(Saved entries)

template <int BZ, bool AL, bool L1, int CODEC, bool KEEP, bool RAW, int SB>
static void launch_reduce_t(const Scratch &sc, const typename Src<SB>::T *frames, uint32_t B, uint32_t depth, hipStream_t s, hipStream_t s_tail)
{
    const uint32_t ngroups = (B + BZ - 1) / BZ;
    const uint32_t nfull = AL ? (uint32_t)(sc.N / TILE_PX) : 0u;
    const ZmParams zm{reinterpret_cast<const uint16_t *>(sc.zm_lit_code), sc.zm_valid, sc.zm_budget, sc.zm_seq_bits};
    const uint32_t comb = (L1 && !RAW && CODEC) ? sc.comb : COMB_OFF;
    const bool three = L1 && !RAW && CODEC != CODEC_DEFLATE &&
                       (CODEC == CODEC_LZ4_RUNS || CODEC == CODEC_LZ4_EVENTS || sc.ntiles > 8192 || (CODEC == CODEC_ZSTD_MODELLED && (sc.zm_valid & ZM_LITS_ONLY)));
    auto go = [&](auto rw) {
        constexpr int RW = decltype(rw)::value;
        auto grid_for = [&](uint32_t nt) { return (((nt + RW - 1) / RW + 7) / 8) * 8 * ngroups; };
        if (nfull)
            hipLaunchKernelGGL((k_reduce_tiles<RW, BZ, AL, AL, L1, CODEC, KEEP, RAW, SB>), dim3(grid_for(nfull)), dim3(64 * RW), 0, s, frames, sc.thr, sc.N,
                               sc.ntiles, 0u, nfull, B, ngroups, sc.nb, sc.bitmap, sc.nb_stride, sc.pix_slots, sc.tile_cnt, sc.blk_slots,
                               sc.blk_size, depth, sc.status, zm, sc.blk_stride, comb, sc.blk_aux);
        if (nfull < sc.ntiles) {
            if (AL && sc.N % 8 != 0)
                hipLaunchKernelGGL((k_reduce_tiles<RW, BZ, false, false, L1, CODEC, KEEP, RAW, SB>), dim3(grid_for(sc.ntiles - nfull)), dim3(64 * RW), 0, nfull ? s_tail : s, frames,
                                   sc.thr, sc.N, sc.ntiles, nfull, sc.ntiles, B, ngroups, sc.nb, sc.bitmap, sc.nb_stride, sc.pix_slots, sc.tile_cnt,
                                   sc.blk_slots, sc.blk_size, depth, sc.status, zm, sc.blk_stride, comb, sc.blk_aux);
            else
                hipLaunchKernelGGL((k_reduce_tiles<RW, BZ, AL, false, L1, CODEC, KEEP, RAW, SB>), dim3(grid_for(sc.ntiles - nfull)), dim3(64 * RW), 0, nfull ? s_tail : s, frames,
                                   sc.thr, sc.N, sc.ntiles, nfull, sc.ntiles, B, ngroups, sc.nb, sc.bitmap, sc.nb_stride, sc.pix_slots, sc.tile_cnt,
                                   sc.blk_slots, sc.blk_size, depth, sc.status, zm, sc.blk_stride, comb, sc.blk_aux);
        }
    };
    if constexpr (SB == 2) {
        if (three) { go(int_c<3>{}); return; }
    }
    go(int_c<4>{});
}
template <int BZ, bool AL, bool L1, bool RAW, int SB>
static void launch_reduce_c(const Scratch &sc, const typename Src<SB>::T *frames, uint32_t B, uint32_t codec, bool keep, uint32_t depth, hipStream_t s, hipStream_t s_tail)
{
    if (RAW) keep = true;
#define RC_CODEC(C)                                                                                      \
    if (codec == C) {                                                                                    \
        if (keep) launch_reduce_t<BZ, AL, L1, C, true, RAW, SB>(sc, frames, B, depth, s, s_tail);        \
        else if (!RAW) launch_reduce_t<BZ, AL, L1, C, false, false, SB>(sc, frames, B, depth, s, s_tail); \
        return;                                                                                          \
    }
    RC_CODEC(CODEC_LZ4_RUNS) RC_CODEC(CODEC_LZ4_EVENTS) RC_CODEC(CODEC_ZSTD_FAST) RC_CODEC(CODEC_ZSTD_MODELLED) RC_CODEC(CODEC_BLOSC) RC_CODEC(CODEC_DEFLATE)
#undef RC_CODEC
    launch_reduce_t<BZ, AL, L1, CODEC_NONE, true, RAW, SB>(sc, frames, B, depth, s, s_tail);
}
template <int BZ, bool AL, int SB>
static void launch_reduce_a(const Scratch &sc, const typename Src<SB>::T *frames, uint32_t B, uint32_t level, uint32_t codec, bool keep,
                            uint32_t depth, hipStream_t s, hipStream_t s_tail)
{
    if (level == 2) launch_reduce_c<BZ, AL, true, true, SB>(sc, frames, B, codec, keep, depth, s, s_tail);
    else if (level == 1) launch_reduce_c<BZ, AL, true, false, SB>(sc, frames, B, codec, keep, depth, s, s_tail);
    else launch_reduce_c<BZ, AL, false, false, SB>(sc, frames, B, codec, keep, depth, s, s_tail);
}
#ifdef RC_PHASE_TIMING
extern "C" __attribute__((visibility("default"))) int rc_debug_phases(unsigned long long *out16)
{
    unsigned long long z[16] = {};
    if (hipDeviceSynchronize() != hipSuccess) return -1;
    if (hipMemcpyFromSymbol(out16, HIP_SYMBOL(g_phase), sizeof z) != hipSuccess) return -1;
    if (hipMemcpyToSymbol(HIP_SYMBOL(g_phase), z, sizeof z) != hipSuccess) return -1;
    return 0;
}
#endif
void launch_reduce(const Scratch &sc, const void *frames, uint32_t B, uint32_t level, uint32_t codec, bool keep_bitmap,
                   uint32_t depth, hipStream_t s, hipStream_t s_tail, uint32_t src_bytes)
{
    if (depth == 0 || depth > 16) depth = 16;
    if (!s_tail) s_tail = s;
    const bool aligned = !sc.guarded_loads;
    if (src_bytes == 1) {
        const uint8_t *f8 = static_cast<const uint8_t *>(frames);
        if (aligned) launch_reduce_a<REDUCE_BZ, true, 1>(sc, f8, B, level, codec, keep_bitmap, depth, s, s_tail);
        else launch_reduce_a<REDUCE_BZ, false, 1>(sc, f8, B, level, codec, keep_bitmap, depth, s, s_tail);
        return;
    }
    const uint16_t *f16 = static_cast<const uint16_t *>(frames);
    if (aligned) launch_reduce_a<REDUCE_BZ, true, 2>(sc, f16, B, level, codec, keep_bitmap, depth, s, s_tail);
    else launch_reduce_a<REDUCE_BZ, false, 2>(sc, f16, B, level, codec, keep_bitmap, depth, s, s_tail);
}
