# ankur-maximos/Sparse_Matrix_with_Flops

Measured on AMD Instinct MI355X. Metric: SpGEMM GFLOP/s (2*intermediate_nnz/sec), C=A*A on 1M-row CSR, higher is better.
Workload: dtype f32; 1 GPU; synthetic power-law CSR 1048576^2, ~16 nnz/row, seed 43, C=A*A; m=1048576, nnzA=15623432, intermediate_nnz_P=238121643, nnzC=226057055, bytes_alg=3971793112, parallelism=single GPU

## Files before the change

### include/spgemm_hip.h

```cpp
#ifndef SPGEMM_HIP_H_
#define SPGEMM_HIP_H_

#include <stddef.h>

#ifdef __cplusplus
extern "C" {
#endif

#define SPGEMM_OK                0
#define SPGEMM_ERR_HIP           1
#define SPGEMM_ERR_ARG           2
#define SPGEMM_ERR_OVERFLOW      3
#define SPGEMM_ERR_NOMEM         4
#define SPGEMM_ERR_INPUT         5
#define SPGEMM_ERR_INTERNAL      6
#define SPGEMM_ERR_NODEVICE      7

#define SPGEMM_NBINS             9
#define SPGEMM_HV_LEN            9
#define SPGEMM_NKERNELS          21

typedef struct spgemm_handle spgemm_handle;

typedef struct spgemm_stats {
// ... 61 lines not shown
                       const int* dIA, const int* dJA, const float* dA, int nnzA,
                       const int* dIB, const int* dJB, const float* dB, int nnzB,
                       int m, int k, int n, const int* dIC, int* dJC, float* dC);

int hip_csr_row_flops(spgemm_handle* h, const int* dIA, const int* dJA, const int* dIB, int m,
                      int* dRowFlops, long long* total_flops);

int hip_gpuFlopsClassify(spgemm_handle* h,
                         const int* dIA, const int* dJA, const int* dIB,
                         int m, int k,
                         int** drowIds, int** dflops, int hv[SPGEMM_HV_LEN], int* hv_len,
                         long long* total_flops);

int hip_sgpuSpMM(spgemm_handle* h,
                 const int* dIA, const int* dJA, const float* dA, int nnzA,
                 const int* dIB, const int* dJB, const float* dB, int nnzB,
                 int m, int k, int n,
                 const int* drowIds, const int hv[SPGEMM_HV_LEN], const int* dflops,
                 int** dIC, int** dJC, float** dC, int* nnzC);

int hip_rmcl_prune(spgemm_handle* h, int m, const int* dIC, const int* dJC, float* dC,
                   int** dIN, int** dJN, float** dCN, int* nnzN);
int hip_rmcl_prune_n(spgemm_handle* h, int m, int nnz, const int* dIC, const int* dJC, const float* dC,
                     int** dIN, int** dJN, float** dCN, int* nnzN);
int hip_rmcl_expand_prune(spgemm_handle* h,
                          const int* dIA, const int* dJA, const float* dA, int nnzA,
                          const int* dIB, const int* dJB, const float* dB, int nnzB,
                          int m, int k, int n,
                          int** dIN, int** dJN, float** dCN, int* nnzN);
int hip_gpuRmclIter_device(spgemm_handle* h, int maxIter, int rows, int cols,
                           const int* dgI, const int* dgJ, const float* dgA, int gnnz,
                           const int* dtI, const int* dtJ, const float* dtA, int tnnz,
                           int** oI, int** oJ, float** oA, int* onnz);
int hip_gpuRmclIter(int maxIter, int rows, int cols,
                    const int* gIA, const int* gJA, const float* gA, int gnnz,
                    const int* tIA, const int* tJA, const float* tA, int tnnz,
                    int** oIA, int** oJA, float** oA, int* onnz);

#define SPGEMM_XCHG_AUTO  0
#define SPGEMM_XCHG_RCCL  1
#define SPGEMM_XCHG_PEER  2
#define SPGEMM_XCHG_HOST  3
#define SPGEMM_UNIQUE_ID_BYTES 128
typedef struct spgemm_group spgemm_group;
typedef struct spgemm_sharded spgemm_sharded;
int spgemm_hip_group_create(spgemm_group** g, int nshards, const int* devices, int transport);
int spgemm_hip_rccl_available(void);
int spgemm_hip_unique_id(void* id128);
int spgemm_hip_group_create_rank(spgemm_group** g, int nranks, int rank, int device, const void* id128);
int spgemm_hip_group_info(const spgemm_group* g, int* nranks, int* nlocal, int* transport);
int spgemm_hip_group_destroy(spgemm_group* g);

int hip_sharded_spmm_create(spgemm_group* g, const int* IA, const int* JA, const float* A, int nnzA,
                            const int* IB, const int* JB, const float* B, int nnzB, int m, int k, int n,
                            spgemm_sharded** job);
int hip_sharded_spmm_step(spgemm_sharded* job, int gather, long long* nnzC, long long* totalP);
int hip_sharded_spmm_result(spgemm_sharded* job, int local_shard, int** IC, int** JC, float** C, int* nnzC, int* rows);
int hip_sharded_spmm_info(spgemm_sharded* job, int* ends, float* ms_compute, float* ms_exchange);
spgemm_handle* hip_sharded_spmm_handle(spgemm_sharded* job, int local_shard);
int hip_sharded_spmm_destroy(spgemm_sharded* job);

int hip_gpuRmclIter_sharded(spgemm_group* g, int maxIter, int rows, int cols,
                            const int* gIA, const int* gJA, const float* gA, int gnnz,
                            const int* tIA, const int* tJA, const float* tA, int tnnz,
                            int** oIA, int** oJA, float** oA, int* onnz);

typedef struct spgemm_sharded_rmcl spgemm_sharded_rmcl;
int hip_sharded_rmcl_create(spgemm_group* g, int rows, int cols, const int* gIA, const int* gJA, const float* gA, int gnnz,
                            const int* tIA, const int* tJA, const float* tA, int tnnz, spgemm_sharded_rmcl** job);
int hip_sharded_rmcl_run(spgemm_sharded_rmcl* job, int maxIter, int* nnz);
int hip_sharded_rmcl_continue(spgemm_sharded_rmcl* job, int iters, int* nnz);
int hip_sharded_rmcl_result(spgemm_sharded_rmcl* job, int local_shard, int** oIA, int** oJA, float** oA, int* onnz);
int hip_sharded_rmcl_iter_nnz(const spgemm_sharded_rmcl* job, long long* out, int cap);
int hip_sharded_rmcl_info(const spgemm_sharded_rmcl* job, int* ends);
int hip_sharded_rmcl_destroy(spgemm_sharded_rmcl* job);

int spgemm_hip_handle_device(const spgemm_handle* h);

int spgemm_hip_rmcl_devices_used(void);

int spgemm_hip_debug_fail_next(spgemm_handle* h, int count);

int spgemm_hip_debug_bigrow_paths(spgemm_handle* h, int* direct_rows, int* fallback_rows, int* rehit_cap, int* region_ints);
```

**REQUIRED WORK:** The first line of the records and every line down to the line with "const uint32_t comb" must be quoted exactly; leave out all else.

**FINISHED EXERCISE:**
template <int BZ, bool AL, bool L1, int CODEC, bool KEEP, bool RAW, int SB>
static void launch_reduce_t(const Scratch &sc, const typename Src<SB>::T *frames, uint32_t B, uint32_t depth, hipStream_t s, hipStream_t s_tail)
{
    const uint32_t ngroups = (B + BZ - 1) / BZ;
    const uint32_t nfull = AL ? (uint32_t)(sc.N / TILE_PX) : 0u;
    const ZmParams zm{reinterpret_cast<const uint16_t *>(sc.zm_lit_code), sc.zm_valid, sc.zm_budget, sc.zm_seq_bits};
    const uint32_t comb = (L1 && !RAW && CODEC) ? sc.comb : COMB_OFF;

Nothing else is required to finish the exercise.